**WHAT YOU WILL DO**
Return each line of the entries that holds the string "hipStreamCaptureStatusNone".

─── RECORDED INFORMATION

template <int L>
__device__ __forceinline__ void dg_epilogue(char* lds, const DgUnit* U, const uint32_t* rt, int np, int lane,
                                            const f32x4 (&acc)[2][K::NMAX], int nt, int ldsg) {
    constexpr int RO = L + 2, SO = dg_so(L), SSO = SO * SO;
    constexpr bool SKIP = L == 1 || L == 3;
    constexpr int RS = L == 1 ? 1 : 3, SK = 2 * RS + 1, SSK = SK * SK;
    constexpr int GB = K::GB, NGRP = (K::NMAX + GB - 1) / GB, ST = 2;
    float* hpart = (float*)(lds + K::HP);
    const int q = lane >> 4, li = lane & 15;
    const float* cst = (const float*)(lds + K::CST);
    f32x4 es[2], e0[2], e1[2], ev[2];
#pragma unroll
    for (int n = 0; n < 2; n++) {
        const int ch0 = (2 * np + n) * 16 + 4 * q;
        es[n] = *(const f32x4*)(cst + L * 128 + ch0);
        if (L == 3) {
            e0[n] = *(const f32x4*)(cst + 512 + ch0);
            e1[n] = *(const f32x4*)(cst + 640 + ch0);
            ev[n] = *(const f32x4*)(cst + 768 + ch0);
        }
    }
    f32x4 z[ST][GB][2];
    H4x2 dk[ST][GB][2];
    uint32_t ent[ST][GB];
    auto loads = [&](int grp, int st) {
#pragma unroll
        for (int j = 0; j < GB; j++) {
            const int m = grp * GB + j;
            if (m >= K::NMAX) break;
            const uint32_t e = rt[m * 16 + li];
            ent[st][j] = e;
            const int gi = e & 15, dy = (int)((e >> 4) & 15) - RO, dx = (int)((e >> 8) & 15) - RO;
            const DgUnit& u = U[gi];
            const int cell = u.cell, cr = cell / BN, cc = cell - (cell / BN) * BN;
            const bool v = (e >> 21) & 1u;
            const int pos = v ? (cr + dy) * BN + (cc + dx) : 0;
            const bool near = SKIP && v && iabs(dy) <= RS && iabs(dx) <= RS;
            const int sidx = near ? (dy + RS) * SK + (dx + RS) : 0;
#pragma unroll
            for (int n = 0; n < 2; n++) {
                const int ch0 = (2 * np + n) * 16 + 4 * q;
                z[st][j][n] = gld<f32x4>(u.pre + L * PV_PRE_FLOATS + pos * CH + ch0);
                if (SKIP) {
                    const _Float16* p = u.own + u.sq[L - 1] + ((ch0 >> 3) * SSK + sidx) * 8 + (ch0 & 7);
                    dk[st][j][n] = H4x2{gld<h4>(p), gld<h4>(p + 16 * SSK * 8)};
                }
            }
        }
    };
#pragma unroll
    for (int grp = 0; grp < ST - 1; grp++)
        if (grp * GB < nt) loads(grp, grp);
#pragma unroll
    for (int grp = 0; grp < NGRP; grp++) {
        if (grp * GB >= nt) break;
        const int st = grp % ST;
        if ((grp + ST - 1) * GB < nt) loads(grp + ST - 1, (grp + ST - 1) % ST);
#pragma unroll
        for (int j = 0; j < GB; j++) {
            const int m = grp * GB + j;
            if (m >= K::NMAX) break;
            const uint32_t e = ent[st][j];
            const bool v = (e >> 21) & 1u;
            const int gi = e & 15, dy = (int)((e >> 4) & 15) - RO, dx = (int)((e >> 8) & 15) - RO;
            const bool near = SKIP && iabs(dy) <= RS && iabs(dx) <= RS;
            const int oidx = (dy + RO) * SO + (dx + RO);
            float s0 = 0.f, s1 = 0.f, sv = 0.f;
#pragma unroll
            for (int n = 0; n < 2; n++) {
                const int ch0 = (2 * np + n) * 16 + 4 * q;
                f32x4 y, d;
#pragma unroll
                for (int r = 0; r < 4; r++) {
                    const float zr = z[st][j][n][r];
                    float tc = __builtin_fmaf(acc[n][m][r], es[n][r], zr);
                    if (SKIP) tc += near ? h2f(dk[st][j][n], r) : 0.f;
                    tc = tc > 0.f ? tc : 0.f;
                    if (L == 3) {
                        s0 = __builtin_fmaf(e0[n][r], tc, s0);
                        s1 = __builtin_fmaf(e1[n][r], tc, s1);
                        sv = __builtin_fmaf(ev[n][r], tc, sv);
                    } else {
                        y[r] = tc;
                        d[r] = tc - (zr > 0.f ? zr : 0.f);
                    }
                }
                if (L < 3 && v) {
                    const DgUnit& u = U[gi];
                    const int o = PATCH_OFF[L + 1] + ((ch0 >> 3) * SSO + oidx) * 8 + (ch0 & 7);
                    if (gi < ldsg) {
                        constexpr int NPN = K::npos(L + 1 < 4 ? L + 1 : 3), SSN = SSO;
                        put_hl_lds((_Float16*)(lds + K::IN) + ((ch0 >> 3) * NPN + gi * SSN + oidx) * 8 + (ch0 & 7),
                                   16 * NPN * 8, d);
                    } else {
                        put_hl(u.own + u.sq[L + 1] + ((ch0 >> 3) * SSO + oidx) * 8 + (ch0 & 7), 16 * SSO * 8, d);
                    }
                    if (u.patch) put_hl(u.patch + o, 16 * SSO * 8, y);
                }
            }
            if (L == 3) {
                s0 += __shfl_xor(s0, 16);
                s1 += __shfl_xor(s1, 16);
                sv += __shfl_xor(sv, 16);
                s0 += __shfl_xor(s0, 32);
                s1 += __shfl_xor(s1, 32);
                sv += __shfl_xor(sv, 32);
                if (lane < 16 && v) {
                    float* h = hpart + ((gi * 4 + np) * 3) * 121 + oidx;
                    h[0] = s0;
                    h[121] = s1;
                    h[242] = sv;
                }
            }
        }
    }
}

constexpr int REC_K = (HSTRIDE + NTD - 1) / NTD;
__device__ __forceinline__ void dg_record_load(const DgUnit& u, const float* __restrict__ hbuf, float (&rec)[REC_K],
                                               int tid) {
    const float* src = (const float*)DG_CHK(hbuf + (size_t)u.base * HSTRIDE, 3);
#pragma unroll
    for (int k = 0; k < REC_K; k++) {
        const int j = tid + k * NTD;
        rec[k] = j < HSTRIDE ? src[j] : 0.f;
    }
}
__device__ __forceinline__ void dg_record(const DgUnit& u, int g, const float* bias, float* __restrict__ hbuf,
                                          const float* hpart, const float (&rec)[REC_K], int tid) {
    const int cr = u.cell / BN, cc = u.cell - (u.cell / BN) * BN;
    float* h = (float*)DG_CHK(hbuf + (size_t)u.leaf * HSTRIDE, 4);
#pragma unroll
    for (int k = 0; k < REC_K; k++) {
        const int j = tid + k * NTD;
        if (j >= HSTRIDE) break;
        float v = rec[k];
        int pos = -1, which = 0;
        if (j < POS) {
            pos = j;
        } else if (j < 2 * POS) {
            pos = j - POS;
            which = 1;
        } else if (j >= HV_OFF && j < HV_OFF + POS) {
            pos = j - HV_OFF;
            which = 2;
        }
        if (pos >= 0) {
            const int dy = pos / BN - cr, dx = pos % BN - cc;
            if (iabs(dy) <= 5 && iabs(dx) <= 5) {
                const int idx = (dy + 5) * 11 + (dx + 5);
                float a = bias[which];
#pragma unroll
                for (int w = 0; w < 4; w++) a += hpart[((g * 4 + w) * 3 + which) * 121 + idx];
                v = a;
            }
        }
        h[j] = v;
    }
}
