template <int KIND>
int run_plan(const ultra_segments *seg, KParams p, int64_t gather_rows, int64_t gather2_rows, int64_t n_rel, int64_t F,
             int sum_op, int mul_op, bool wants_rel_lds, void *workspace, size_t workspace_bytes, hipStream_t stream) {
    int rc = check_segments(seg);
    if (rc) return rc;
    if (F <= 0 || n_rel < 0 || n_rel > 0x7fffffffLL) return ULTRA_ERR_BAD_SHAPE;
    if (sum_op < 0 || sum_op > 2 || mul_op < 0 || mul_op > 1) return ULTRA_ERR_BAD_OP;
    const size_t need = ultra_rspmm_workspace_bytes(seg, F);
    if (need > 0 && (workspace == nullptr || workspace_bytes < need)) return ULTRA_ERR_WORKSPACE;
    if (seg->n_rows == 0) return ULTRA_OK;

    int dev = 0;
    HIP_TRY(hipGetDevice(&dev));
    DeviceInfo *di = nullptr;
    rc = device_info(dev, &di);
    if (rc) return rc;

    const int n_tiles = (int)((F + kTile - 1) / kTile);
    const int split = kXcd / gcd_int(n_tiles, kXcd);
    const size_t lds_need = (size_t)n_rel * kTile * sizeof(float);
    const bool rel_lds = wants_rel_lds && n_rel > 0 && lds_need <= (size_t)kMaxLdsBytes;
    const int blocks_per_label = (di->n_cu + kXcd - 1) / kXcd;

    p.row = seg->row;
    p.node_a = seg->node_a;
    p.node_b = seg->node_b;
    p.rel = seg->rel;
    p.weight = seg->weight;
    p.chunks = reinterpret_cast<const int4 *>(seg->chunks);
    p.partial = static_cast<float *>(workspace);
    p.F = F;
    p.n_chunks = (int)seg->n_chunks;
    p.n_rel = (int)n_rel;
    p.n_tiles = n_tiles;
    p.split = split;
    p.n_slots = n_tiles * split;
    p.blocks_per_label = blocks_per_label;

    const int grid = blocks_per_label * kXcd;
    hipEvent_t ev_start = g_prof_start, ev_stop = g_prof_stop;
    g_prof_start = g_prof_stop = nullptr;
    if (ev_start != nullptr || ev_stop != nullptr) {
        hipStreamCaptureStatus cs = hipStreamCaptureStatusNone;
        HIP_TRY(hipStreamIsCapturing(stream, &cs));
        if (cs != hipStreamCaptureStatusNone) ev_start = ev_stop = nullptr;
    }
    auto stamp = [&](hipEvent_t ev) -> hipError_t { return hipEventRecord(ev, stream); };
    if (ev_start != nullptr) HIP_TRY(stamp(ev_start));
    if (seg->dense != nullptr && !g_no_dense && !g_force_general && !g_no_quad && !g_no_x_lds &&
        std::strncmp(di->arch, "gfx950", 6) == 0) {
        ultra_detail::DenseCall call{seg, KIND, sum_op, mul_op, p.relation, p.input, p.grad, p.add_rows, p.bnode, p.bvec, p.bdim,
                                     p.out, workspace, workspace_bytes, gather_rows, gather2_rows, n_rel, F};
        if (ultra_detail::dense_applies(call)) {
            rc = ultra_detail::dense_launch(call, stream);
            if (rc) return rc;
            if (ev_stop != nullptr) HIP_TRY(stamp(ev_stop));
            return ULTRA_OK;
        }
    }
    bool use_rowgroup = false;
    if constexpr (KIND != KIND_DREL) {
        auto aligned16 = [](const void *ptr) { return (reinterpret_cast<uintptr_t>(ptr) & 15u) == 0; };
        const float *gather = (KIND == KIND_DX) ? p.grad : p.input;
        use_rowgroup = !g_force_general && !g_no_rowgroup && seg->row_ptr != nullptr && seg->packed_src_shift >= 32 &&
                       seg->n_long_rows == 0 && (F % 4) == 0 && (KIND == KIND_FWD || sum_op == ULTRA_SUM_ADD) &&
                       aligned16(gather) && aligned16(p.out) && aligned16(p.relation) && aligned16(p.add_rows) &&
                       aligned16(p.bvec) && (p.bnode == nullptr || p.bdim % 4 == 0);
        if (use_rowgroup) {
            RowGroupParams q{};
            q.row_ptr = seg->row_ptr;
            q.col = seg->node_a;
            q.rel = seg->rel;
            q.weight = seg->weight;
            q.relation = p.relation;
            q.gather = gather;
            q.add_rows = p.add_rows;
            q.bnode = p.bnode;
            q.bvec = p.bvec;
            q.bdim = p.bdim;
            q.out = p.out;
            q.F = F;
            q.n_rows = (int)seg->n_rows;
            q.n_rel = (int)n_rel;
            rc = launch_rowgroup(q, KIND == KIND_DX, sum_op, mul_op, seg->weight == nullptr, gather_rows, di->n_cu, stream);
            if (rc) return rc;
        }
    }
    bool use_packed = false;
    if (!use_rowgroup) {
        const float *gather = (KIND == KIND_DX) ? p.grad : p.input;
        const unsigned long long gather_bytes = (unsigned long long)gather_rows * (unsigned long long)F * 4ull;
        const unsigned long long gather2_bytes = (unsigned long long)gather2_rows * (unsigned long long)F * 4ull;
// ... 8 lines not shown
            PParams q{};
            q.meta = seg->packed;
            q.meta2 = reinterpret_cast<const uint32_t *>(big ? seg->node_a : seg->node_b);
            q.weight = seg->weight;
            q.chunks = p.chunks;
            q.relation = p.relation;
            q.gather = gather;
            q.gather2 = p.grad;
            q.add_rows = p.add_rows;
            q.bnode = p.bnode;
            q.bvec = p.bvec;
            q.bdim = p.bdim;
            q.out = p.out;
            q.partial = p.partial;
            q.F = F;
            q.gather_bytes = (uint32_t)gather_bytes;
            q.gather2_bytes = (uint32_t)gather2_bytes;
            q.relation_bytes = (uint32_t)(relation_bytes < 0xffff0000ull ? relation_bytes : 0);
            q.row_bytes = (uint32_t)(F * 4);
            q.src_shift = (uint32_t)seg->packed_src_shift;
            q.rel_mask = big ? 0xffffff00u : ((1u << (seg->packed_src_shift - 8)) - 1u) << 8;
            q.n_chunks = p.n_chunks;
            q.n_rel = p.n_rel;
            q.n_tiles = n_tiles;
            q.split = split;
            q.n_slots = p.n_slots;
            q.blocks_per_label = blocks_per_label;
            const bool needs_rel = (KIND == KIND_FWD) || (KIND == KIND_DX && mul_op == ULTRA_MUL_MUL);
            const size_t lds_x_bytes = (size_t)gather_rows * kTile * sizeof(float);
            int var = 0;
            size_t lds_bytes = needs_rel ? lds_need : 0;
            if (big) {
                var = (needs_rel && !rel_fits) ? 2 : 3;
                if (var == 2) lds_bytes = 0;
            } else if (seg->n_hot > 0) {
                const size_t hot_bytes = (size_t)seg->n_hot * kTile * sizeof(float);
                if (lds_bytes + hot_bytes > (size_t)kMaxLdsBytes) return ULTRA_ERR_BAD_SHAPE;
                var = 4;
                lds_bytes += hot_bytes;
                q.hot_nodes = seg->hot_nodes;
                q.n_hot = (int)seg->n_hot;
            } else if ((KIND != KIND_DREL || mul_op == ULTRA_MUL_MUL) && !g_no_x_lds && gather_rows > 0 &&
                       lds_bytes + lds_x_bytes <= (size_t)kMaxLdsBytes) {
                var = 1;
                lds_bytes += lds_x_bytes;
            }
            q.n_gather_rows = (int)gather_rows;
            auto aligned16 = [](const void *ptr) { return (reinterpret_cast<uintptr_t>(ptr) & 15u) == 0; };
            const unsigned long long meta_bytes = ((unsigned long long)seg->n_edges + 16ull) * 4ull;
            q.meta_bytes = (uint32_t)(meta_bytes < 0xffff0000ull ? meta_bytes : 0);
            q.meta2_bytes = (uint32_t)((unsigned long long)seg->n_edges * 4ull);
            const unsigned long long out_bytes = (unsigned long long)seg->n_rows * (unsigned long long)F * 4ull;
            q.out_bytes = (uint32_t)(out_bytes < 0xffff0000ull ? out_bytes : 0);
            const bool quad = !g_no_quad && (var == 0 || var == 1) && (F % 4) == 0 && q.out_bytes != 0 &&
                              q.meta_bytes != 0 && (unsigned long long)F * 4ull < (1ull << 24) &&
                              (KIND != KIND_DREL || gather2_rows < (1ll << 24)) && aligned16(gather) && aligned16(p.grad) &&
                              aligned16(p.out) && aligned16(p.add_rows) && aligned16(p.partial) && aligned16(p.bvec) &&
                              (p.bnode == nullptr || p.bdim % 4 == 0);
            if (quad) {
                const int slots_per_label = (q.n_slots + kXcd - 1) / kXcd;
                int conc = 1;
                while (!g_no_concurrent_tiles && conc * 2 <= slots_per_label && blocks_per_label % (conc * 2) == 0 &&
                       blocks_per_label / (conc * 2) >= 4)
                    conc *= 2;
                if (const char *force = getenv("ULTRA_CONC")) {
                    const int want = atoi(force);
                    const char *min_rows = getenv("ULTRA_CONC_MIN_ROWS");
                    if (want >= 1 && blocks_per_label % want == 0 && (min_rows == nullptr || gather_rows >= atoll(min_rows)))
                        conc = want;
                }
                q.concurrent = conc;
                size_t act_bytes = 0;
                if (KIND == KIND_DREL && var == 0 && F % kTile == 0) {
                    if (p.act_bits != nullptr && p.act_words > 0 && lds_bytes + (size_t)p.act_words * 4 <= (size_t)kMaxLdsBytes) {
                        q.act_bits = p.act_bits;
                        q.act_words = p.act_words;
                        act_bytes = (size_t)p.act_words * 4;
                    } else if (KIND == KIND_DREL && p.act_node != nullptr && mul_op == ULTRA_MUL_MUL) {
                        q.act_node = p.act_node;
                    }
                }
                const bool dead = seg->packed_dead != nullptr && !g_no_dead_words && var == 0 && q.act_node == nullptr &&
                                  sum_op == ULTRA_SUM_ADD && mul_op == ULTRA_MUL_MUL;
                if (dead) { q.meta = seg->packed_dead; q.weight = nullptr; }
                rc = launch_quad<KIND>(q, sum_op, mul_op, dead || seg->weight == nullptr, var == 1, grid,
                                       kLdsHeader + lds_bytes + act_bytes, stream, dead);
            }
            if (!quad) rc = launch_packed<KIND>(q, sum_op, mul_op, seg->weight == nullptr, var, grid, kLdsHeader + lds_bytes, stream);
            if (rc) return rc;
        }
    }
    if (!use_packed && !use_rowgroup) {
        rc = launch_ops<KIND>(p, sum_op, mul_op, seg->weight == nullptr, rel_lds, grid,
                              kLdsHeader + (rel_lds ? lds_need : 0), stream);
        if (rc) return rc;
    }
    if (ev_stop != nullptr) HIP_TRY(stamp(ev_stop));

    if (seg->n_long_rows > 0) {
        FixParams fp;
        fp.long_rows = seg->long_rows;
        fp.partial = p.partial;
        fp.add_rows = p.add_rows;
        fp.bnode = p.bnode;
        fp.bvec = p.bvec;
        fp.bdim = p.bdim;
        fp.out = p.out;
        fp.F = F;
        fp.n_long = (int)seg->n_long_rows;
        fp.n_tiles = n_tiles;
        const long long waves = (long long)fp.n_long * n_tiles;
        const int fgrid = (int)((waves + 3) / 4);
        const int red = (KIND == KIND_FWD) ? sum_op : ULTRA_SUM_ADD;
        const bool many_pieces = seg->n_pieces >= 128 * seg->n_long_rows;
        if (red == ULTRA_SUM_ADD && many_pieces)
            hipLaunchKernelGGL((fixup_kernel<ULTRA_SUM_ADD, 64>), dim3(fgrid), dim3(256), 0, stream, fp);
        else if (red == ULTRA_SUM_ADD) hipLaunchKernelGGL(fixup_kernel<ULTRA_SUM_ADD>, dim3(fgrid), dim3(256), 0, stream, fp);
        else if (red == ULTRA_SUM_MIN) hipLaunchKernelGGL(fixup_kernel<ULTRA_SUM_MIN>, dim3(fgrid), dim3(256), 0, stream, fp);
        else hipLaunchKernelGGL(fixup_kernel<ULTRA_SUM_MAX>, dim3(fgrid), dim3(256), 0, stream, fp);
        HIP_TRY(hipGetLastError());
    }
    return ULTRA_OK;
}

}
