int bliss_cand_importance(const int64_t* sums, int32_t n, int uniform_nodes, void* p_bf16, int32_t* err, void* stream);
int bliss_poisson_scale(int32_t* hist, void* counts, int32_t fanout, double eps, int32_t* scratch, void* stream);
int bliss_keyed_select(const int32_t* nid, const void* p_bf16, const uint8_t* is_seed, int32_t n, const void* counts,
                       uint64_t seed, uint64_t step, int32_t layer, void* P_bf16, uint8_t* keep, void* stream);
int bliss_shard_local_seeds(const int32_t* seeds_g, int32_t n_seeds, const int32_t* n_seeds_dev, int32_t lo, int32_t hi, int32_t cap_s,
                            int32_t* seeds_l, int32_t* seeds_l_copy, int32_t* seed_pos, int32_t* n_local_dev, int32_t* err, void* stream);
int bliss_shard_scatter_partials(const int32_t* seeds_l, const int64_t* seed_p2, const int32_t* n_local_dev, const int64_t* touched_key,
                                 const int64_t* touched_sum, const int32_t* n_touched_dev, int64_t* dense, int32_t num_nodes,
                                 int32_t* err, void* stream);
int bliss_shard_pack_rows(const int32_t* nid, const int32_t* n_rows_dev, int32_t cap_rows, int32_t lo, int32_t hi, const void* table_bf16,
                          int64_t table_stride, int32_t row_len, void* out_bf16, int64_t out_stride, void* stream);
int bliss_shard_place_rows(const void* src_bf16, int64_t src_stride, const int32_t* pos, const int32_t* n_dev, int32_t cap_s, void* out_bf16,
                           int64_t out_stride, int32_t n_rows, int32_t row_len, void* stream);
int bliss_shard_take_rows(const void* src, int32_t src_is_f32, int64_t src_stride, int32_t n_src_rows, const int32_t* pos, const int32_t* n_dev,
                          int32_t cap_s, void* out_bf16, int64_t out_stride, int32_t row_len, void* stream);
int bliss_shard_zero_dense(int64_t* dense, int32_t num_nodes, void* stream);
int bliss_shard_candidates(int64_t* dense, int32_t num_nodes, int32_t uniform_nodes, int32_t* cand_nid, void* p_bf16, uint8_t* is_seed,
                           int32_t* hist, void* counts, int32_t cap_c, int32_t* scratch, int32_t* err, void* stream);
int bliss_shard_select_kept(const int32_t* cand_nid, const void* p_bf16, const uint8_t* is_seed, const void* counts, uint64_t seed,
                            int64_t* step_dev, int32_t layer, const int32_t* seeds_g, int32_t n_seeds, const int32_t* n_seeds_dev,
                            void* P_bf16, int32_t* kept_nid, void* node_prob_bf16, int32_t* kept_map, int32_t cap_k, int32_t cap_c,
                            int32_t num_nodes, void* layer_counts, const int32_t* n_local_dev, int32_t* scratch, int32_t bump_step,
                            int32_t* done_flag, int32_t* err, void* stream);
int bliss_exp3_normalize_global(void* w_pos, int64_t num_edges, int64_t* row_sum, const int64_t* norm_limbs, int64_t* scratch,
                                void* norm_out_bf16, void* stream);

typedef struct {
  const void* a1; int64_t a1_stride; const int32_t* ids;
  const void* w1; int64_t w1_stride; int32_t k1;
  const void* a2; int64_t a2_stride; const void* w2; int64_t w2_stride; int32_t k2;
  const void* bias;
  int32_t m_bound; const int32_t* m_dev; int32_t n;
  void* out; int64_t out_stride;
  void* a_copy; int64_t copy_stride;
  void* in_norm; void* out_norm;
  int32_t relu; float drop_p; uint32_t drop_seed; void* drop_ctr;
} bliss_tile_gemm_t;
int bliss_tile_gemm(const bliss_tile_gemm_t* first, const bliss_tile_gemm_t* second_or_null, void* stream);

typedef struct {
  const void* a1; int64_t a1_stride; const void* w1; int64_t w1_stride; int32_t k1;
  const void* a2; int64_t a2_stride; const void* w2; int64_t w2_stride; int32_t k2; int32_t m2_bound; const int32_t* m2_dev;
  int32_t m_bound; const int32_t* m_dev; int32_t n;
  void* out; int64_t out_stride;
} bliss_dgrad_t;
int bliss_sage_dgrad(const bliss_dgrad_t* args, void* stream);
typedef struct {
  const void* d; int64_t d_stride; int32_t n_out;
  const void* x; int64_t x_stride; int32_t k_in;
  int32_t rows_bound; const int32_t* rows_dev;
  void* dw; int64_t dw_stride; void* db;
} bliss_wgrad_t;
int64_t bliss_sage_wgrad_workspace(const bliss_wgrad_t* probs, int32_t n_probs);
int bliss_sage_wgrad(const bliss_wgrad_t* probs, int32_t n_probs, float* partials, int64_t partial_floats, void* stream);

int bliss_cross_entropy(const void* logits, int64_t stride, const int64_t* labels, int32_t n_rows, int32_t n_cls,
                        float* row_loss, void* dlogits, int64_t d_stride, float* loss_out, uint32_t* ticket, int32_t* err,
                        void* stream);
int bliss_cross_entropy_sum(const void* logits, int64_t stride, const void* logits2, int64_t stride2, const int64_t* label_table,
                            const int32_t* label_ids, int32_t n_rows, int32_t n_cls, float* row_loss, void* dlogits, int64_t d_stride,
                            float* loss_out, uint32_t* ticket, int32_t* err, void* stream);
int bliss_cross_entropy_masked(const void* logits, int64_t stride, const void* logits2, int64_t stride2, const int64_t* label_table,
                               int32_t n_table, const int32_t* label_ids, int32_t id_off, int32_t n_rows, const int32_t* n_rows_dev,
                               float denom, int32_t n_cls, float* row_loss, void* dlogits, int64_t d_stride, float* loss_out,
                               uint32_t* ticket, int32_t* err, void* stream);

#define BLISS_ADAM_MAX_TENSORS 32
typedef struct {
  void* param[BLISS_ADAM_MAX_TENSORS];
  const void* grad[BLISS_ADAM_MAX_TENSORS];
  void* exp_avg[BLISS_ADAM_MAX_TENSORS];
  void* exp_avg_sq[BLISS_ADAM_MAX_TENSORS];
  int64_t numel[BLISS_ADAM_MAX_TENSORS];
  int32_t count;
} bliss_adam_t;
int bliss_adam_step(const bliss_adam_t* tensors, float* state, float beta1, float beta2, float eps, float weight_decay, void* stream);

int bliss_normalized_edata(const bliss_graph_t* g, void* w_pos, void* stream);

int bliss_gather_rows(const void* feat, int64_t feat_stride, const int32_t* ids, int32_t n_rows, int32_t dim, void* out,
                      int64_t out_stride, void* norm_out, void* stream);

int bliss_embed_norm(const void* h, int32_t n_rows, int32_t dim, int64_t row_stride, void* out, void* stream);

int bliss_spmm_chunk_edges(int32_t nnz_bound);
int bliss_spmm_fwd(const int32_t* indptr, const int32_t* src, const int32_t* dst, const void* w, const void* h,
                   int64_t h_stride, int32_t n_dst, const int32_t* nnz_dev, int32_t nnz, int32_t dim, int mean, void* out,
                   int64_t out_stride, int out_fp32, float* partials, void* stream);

──────

**RESULT OF THE TASK**
        hipStreamCaptureStatus cs = hipStreamCaptureStatusNone;
        if (cs != hipStreamCaptureStatusNone) ev_start = ev_stop = nullptr;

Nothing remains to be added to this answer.